We know this is an issue because we've pushed OS updates dependent on new firmwares before (when we moved to using DMI for identifying x86 laptops), then we had to revert that upon realising the field difficulties.

General device-tree changes in future

This problem could potentially extend to XO-4 too. Right now we are working under time pressure to define device tree nodes and structures describing all our hardware, and then writing kernel code to work with such a layout. But a great deal of this is not upstream in the kernel, and it is plausible that the layouts and definitions will change during the upstreaming process. This could lead to a similar situation that we have on the XO-1.75: an "old" kernel/firmware combination (the ones we're developing now) in this release, and a "new" kernel/firmware combination in a future release where everything is upstreamed in a somewhat incompatible way. Then we face the same issues of the old-kernel/new-firmware and new-kernel/old-firmware situations described above.

Potential solutions

Bail out

One option is for the firmware to somehow learn about which kernels it supports, and to refuse to boot (printing an informational message) when an unsupported kernel is found.

This is the least attractive option for the user/deployer (leaves them with a non-working system). Internationalisation concerns would apply to the informational message, and its also not clear how OFW would measure a kernel for whether it is supported or not.

Ship board files

The one nice thing about having the board file in the kernel is that it didn't create this critical bridge between firmware and kernel. If we were to use board files instead of DT we would have an easier ride with reference to the issues described above.

The downside here is that we'd have to maintain these board files forever (they wouldn't go upstream), and the fact that they are technically ugly.

Include DT in the kernel

Linux has some support for including the devicetree statically in the kernel image. This helps solve the above problems by not requiring the firmware version to be coupled to the kernel version.

The disadvantage is that we would have to copy the device tree from the firmware. This isn't great, but is at least better than having to maintain a board file (which would actually involve maintaining two separate formats, rather than just a copy).

As the XO-1.75 and XO-4 have different device trees, this would perhaps remove the possibility of having the same OS image for both XO-1.75 and XO-4. But it is not clear if that was ever a hard goal or how much benefit it would present to our users. If we are considering the option of including the DT in the kernel we may need to have that discussion now.

This may present some further complications. The initramfs reads chosen/bootpath from the device tree to determine if we're booting from internal or external media - this part of the device tree cannot be made static. Also, what happens when we start shipping different variants of the laptops - would we need different device trees for each configuration? (For example, the proposed camera sensor change)

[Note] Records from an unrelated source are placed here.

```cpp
template <int K, int S, int TOH, int TOW, int TRH, bool STEM, int KW, bool LOOP = !STEM, int NW = 4, int PH = 0, int NS = 1>
__global__ __launch_bounds__(64 * NW, expdw_sk_waves(K, S, TOH, TOW, TRH, PH == 1 ? 16 * NS : KW, !LOOP, NW)) void k_expand_dw_sk(ExpDwParams p, unsigned nblk) {
    static_assert(PH == 0 || PH == 1, "phase 1 on the f32 or on the bf16 pipe");
    constexpr bool B16 = PH == 1;
    static_assert(!B16 || (LOOP && !STEM), "bf16 phase 1: chunk-loop form");
    static_assert(NS == 1 || B16, "several resident slabs: bf16 operands only");
    constexpr int KP = 32 * NS;
    static_assert(PH != 1 || KW == 24 || KW == 32, "one-product form: layers of the bf16 engines");
    static_assert(NW == 4 || (NW == 8 && LOOP && TOH % 8 == 0), "eight-wave blocks: chunk-loop form, tile height a multiple of 8");
    static_assert(KW == 16 || KW == 24 || KW == 32, "one or two K slabs, or a slab and a half");
    static_assert(!STEM || KW == 24, "the stem's window is 3 rows x 4 columns x 2 channels");
    constexpr int TIH = (TOH - 1) * S + K, TIW = (TOW - 1) * S + K;
    static_assert(TRH <= TIH, "TRH is a cap on the footprint rows");
    constexpr int NPIX = TRH * TIW, NPIXP = (NPIX + 15) / 16 * 16;
    constexpr int JT = NPIXP / 16, JTW = (JT + NW - 1) / NW;
    constexpr int SW = TOW / 8;
    constexpr int NMMA = B16 ? 2 * NS : KW / 2;
    __shared__ __attribute__((aligned(16))) float lds[NPIX * ED_ES + 64 * NW + K * K * 32];
// ... 31 lines not shown
    const int jtv = (nvalid + 15) >> 4;
    const int Cin = p.Cin;
    const int ncc = LOOP ? min(cpp, p.cchunks - cc0) : 1;
    const size_t tile_index = (size_t)b * tiles + tile;

    static_assert(SW * S == 2 || SW * S == 4, "lane permutation tables cover SW*S in {2, 4}");
    constexpr unsigned long long PERM = SW * S == 2 ? ED_PERM2 : ED_PERM4;
    const int pl = ed_perm(PERM, lane);
    const int c4 = pl & 7, tx = pl >> 3;

    bool xin[JTW];
    f32x4 xA[B16 ? 1 : JTW];
    f32x4 xB[(KW == 32 && !B16) ? JTW : 1];
    f32x2 xH[(KW == 24 && !B16) ? JTW : 1];
    bf16x8 xb[B16 ? JTW : 1][NS];
    auto load_x = [&]() {
        const float* xbase = STEM ? p.x + (size_t)b * p.Hin * p.Win * 2 : p.x;
#pragma unroll
        for (int a = 0; a < JTW; a++) {
            const int j = 16 * (wave + NW * a) + li;
            const int r = j / TIW, c = j - r * TIW;
            const int iw = iw0 + c;
            xin[a] = j < nvalid && iw >= 0 && iw < p.W;
            const int ihc = min(ih0 + vr0 + r, p.H - 1), iwc = min(max(iw, 0), p.W - 1);
            if constexpr (STEM) {
                const int row0 = ihc * 2 - p.pts, col0 = iwc * 2 - p.pls;
                auto tap2 = [&](int row, int col) {
                    const bool v = row >= 0 && row < p.Hin && col >= 0 && col < p.Win;
                    const float2 u = *reinterpret_cast<const float2*>(xbase + ((size_t)min(max(row, 0), p.Hin - 1) * p.Win + min(max(col, 0), p.Win - 1)) * 2);
                    return (f32x2){v ? u.x : 0.f, v ? u.y : 0.f};
                };
                const f32x2 u = tap2(row0 + (kq >> 1), col0 + (kq & 1) * 2), w = tap2(row0 + (kq >> 1), col0 + (kq & 1) * 2 + 1);
// ... 181 lines not shown
        }
        if (tid < K * K * 8) wds[tid] = q.wd;
        const float4 bv = q.bv;
        __syncthreads();
        if (LOOP && ci + 1 < ncc) fetch(cc + 1, q);

        const float4 sum = ed_phase2<K, S, TOH, TOW, TRH, NW>(p, E, wds, b, oh0, ow0, vr0, vr1, wave, tx, c4, n_base, bv, land);
        if (p.partial) ed_sums_lanes(sum, red, wave, lane, c4);
    }
    if (p.partial) {
        __syncthreads();
        ed_sums_out<NW>(p, red, tid, tile_index, (cc0 + ncc - 1) * 32);
    }
}

int expdw_kw(int Cin) { return (Cin & 1) ? (Cin + 15) / 16 * 16 : (Cin + 7) / 8 * 8; }
int expdw_skw(int Cin, int act_e, bool stem) {
    const int kw = expdw_kw(Cin);
    return !stem && act_e == ACT_SWISH && (kw == 16 || kw == 24 || kw == 32) ? kw : 0;
}
int expdw_cp(int Cmid) { return (Cmid + 31) / 32 * 32; }
struct ExpDwShape { int k, s, toh, tow, trh, nw = 4; };
static const ExpDwShape kExpDwShapes[] = {
    {3, 1, 8, 16, 10}, {3, 1, 4, 16, 6}, {3, 1, 8, 32, 6}, {3, 1, 8, 32, 10},
    {5, 1, 8, 16, 12}, {5, 1, 4, 16, 8}, {5, 1, 8, 32, 6}, {5, 1, 12, 16, 12},
    {3, 2, 4, 8, 9}, {3, 2, 8, 8, 12}, {3, 2, 8, 8, 17},
    {5, 2, 4, 8, 11}, {5, 2, 4, 16, 6}, {5, 2, 8, 8, 19},
    {3, 1, 8, 16, 10, 8}, {3, 1, 8, 32, 6, 8}, {3, 1, 8, 32, 10, 8}, {5, 1, 8, 16, 12, 8}, {5, 1, 8, 32, 6, 8},
    {3, 2, 8, 8, 12, 8}, {3, 2, 8, 8, 17, 8}, {5, 2, 8, 8, 19, 8},
};
// ... 90 lines not shown
        }
    return img;
}
bool expdw_sk_pipe16(int Cin, int act_e, bool stem, int prec, bool have_image) {
    static const bool off = getenv("BNHIP_EXPDW_B16") && atoi(getenv("BNHIP_EXPDW_B16")) == 0;
    static const int max_ns = getenv("BNHIP_EXPDW_B16_NS") ? atoi(getenv("BNHIP_EXPDW_B16_NS")) : 5;
    if (off || !have_image || stem || act_e != ACT_SWISH || !expdw_bx_ok(Cin)) return false;
    const int kw = expdw_skw(Cin, act_e, stem), ns = expdw_kp(Cin) / 32;
    return prec == 1 && ((kw == 24 || kw == 32) || (kw == 0 && (ns == 2 || ns == 3 || ns == 5) && ns <= max_ns));
}
bool expdw_supported(int k, int s, int Cin, int Cmid, int act_e, int prec) {
    if (!((k == 3 || k == 5) && (s == 1 || s == 2) && (Cin & 3) == 0 && (Cmid & 3) == 0)) return false;
    if (Cin <= 128) return true;
    return prec == 1 && expdw_sk_pipe16(Cin, act_e, false, prec, true);
}
template <int K, int S, int TH, int TW, int TR, bool H8, bool BX>
static void ed_launch(const ExpDwParams& p, unsigned nblk, hipStream_t st, bool fullw) {
    constexpr int VW = expdw_fullw_vw(K, S, TW);
    if constexpr (VW > 0) {
        if (fullw) {
            hipLaunchKernelGGL((k_expand_dw<K, S, TH, TW, TR, H8, BX, false, VW>), dim3(nblk), dim3(256), 0, st, p, nblk);
            return;
        }
    }
    hipLaunchKernelGGL((k_expand_dw<K, S, TH, TW, TR, H8, BX>), dim3(nblk), dim3(256), 0, st, p, nblk);
}
void launch_expand_dw(const float* x, const float* we, const float* be, const float* wd, const float* bd, float* y,
                      float* partial, int B, int H, int W, int Cin, int Cmid, int Ho, int Wo, int k, int s, int pt,
                      int pl, int act_e, int act_d, int shape, const StemGeom* stem, hipStream_t st, const uint16_t* wep, int prec, int out_bf16,
                      int in_bf16) {
    const bool pipe16 = expdw_sk_pipe16(Cin, act_e, stem != nullptr, prec, wep != nullptr);
    const ExpDwGeo g0{k, s, H, W, Ho, Wo, pt, pl, stem != nullptr, pipe16 ? 0 : expdw_skw(Cin, act_e, stem != nullptr)};
    if (!expdw_shape_fits(shape, g0, false)) shape = expdw_default_shape(g0);
    if (shape < 0) return;
    const ExpDwShape* sh = &kExpDwShapes[shape % kNumExpDwShapes];
    const bool tr = shape >= kNumExpDwShapes;
    const ExpDwGeo g = expdw_oriented(shape, g0);
    ExpDwParams p{x, we, be, wd, bd, y, partial, B, g.H, g.W, Cin, Cmid, g.Ho, g.Wo, g.pt, g.pl, act_e, act_d,
                  (g.Ho + sh->toh - 1) / sh->toh, (g.Wo + sh->tow - 1) / sh->tow, (Cmid + 31) / 32, expdw_kw(Cin), expdw_cp(Cmid)};
    p.xsh = tr ? 1 : W; p.xsw = tr ? W : 1; p.ysh = tr ? 1 : Wo; p.ysw = tr ? Wo : 1; p.tr = tr ? 1 : 0;
    p.out_bf16 = out_bf16;
    unsigned nblk = (unsigned)B * p.tiles_h * p.tiles_w * p.cchunks;
    p.d_bpc = make_fdiv((unsigned)(p.tiles_h * p.tiles_w * p.cchunks));
    p.d_cch = make_fdiv((unsigned)p.cchunks);
    p.d_tw = make_fdiv((unsigned)p.tiles_w);
    if (stem) p.Kw = 24;
    const bool sk = stem || pipe16 || (act_e == ACT_SWISH && (p.Kw == 16 || p.Kw == 24 || p.Kw == 32));
    const bool bx = wep != nullptr && !sk && expdw_bx_ok(Cin);
    if (bx) { p.wep = wep; p.Kp = expdw_kp(Cin); p.prec = prec; }
    const bool b16 = pipe16;
    const bool fullw = !sk && expdw_fullwidth(shape, g0);
    if (pipe16) { p.wep = wep; p.Kp = expdw_kp(Cin); p.prec = prec; p.in_bf16 = in_bf16; }
    if (sk && !stem) {
        const int tiles = p.tiles_h * p.tiles_w;
        nblk = (unsigned)B * tiles;
        p.d_bpc = make_fdiv((unsigned)tiles);
        const int cus = device_cus();
        if (p.cchunks > 1 && (long)B * tiles < cus / 2) {
            const int want = (int)std::min<long>(p.cchunks, (cus + (long)B * tiles - 1) / ((long)B * tiles));
            const int cpp = (p.cchunks + want - 1) / want, nparts = (p.cchunks + cpp - 1) / cpp;
            if (nparts > 1) {
                p.cpp = cpp;
                p.d_part = make_fdiv((unsigned)nparts);
                nblk = (unsigned)B * tiles * nparts;
                p.d_bpc = make_fdiv((unsigned)(tiles * nparts));
            }
        }
    }
    if (stem) {
        p.Hin = stem->Hin; p.Win = stem->Win; p.pts = stem->pt; p.pls = stem->pl;
#define ED_STEM(TH_, TW_, TR_)                                                                                \
    if (sh->k == 3 && sh->s == 1 && sh->toh == TH_ && sh->tow == TW_ && sh->trh == TR_) {                     \
        hipLaunchKernelGGL((k_expand_dw_sk<3, 1, TH_, TW_, TR_, true, 24>), dim3(nblk), dim3(256), 0, st, p, nblk);  \
        return;                                                                                               \
    }
        ED_STEM(8, 16, 10) ED_STEM(4, 16, 6) ED_STEM(8, 32, 6) ED_STEM(8, 32, 10)
#undef ED_STEM
        return;
    }
#define ED_CASE8(K_, S_, TH_, TW_, TR_)                                                                       \
    if (sh->nw == 8 && sh->k == K_ && sh->s == S_ && sh->toh == TH_ && sh->tow == TW_ && sh->trh == TR_) {    \
        if (p.Kw == 16) hipLaunchKernelGGL((k_expand_dw_sk<K_, S_, TH_, TW_, TR_, false, 16, true, 8>), dim3(nblk), dim3(512), 0, st, p, nblk); \
        else if (p.Kw == 24) hipLaunchKernelGGL((k_expand_dw_sk<K_, S_, TH_, TW_, TR_, false, 24, true, 8>), dim3(nblk), dim3(512), 0, st, p, nblk); \
        else hipLaunchKernelGGL((k_expand_dw_sk<K_, S_, TH_, TW_, TR_, false, 32, true, 8>), dim3(nblk), dim3(512), 0, st, p, nblk); \
        return;                                                                                               \
    }
    if (sh->nw == 8) {
        if (!sk || stem) return;
        ED_CASE8(3, 1, 8, 16, 10) ED_CASE8(3, 1, 8, 32, 6) ED_CASE8(3, 1, 8, 32, 10) ED_CASE8(5, 1, 8, 16, 12) ED_CASE8(5, 1, 8, 32, 6)
        ED_CASE8(3, 2, 8, 8, 12) ED_CASE8(3, 2, 8, 8, 17) ED_CASE8(5, 2, 8, 8, 19)
        return;
    }
#undef ED_CASE8
#define ED_CASE(K_, S_, TH_, TW_, TR_)                                                                        \
    if (sh->k == K_ && sh->s == S_ && sh->toh == TH_ && sh->tow == TW_ && sh->trh == TR_) {                   \
        if (bx) ed_launch<K_, S_, TH_, TW_, TR_, false, true>(p, nblk, st, fullw);                                \
        else if (b16 && p.Kp == 64) hipLaunchKernelGGL((k_expand_dw_sk<K_, S_, TH_, TW_, TR_, false, 32, true, 4, 1, 2>), dim3(nblk), dim3(256), 0, st, p, nblk); \
        else if (b16 && p.Kp == 96) hipLaunchKernelGGL((k_expand_dw_sk<K_, S_, TH_, TW_, TR_, false, 32, true, 4, 1, 3>), dim3(nblk), dim3(256), 0, st, p, nblk); \
        else if (b16 && p.Kp == 160) hipLaunchKernelGGL((k_expand_dw_sk<K_, S_, TH_, TW_, TR_, false, 32, true, 4, 1, 5>), dim3(nblk), dim3(256), 0, st, p, nblk); \
        else if (b16 && p.Kw == 24) hipLaunchKernelGGL((k_expand_dw_sk<K_, S_, TH_, TW_, TR_, false, 24, true, 4, 1>), dim3(nblk), dim3(256), 0, st, p, nblk); \
        else if (b16) hipLaunchKernelGGL((k_expand_dw_sk<K_, S_, TH_, TW_, TR_, false, 32, true, 4, 1>), dim3(nblk), dim3(256), 0, st, p, nblk); \
        else if (sk && p.Kw == 16) hipLaunchKernelGGL((k_expand_dw_sk<K_, S_, TH_, TW_, TR_, false, 16>), dim3(nblk), dim3(256), 0, st, p, nblk); \
        else if (sk && p.Kw == 24) hipLaunchKernelGGL((k_expand_dw_sk<K_, S_, TH_, TW_, TR_, false, 24>), dim3(nblk), dim3(256), 0, st, p, nblk); \
        else if (sk && p.Kw == 32) hipLaunchKernelGGL((k_expand_dw_sk<K_, S_, TH_, TW_, TR_, false, 32>), dim3(nblk), dim3(256), 0, st, p, nblk); \
        else if (p.Kw & 8) ed_launch<K_, S_, TH_, TW_, TR_, true, false>(p, nblk, st, fullw);                     \
        else ed_launch<K_, S_, TH_, TW_, TR_, false, false>(p, nblk, st, fullw);                                  \
        return;                                                                                               \
    }
    ED_CASE(3, 1, 8, 16, 10) ED_CASE(3, 1, 4, 16, 6) ED_CASE(3, 1, 8, 32, 6) ED_CASE(3, 1, 8, 32, 10)
    ED_CASE(5, 1, 8, 16, 12) ED_CASE(5, 1, 4, 16, 8) ED_CASE(5, 1, 8, 32, 6) ED_CASE(5, 1, 12, 16, 12)
    ED_CASE(3, 2, 4, 8, 9) ED_CASE(3, 2, 8, 8, 12) ED_CASE(3, 2, 8, 8, 17)
    ED_CASE(5, 2, 4, 8, 11) ED_CASE(5, 2, 4, 16, 6) ED_CASE(5, 2, 8, 8, 19)
#undef ED_CASE
}

bool dwconv_lds_supported(const DwParams& p) {
    return (p.C & 3) == 0 && p.kh == p.kw && p.sh == p.sw && (p.kh == 3 || p.kh == 5) && (p.sh == 1 || p.sh == 2);
}
void launch_dwconv_lds(const DwParams& q, float* partial, int shape, hipStream_t st) {
    const ExpDwGeo g0{q.kh, q.sh, q.H, q.W, q.Ho, q.Wo, q.pt, q.pl, false};
    if (!expdw_shape_fits(shape, g0, false)) shape = expdw_default_shape(g0);
    if (shape < 0) return;
    const ExpDwShape* sh = &kExpDwShapes[shape % kNumExpDwShapes];
    const bool tr = shape >= kNumExpDwShapes;
    const ExpDwGeo g = expdw_oriented(shape, g0);
    ExpDwParams p{q.in, nullptr, nullptr, q.w, q.bias, q.out, partial, q.B, g.H, g.W, q.C, q.C, g.Ho, g.Wo, g.pt, g.pl, ACT_NONE, q.act,
                  (g.Ho + sh->toh - 1) / sh->toh, (g.Wo + sh->tow - 1) / sh->tow, (q.C + 31) / 32, 0, q.C};
    p.xsh = tr ? 1 : q.W; p.xsw = tr ? q.W : 1; p.ysh = tr ? 1 : q.Wo; p.ysw = tr ? q.Wo : 1; p.tr = tr ? 1 : 0;
// ... 20 lines not shown
```

### birdnet-go_amd/csrc/kernels.h

```cpp
#pragma once
#include <atomic>
#include <hip/hip_runtime.h>

#include <vector>
#include <cstdint>

#include "analyze.h"

namespace bnhip {

inline int device_cus() {
    static std::atomic<int> cus[64];
    int dev = 0;
    if (hipGetDevice(&dev) != hipSuccess) { (void)hipGetLastError(); return 256; }
    if (dev < 0 || dev >= 64) return 256;
    int c = cus[dev].load(std::memory_order_relaxed);
    if (c > 0) return c;
    hipDeviceProp_t pr{};
    if (hipGetDeviceProperties(&pr, dev) != hipSuccess || pr.multiProcessorCount <= 0) { (void)hipGetLastError(); return 256; }
    cus[dev].store(pr.multiProcessorCount, std::memory_order_relaxed);
    return pr.multiProcessorCount;
}

struct PwGrid { int nblk_n; unsigned nblk; };
// ... 160 lines not shown

bool expdw_supported(int k, int s, int Cin, int Cmid, int act_e = 0, int prec = 0);
struct ExpDwGeo { int k, s, H, W, Ho, Wo, pt, pl; bool stem = false; int skw = 0; };
int expdw_skw(int Cin, int act_e, bool stem);
bool expdw_sk_pipe16(int Cin, int act_e, bool stem, int prec, bool have_image);
int expdw_sum_slabs(const ExpDwGeo& g);
int expdw_num_shapes();
bool expdw_shape_fits(int idx, const ExpDwGeo& g, bool planning = true);
int expdw_shape_slabs(int idx, const ExpDwGeo& g);
bool expdw_fullwidth(int idx, const ExpDwGeo& g);
int expdw_default_shape(const ExpDwGeo& g);
int expdw_max_slabs(const ExpDwGeo& g);
struct StemGeom { int Hin, Win, pt, pl; };
int expdw_kw(int Cin);
int expdw_cp(int Cmid);
void launch_expand_dw(const float* x, const float* we, const float* be, const float* wd, const float* bd, float* y,
                      float* partial, int B, int H, int W, int Cin, int Cmid, int Ho, int Wo, int k, int s, int pt,
                      int pl, int act_e, int act_d, int shape ,
                      const StemGeom* stem ,
                      hipStream_t st, const uint16_t* wep = nullptr ,
                      int prec = 0 ,
                      int out_bf16 = 0 ,
                      int in_bf16 = 0 );
bool dwconv_lds_supported(const DwParams& p);
void launch_dwconv_lds(const DwParams& p, float* partial, int shape, hipStream_t st);
bool expdw_bx_ok(int Cin);
int expdw_kp(int Cin);
std::vector<uint16_t> expdw_bx_image(const float* We , int Cmid, int Cin);
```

Other ideas mentioned include:

  • Ship a DT in the kernel, but use the real firmware one if it is correct
    • However, it's not clear how the kernel could measure if the firmware's DT is "correct" (which would mean both not too old, and potentially not too new)
  • Ship various versions of the DT in the firmware
    • However, this wouldn't solve the "old firmware, new kernel" situation, and its not clear how the firmware would know which version of the DT to present.
    • Furthermore, the DT is quite intrinsic to the firmware itself, it is not something that gets bolted on at last minute just to make Linux happy. So this would be a technically strange/ugly solution involving the firmware presenting a DT different from the one it actually used to init the system.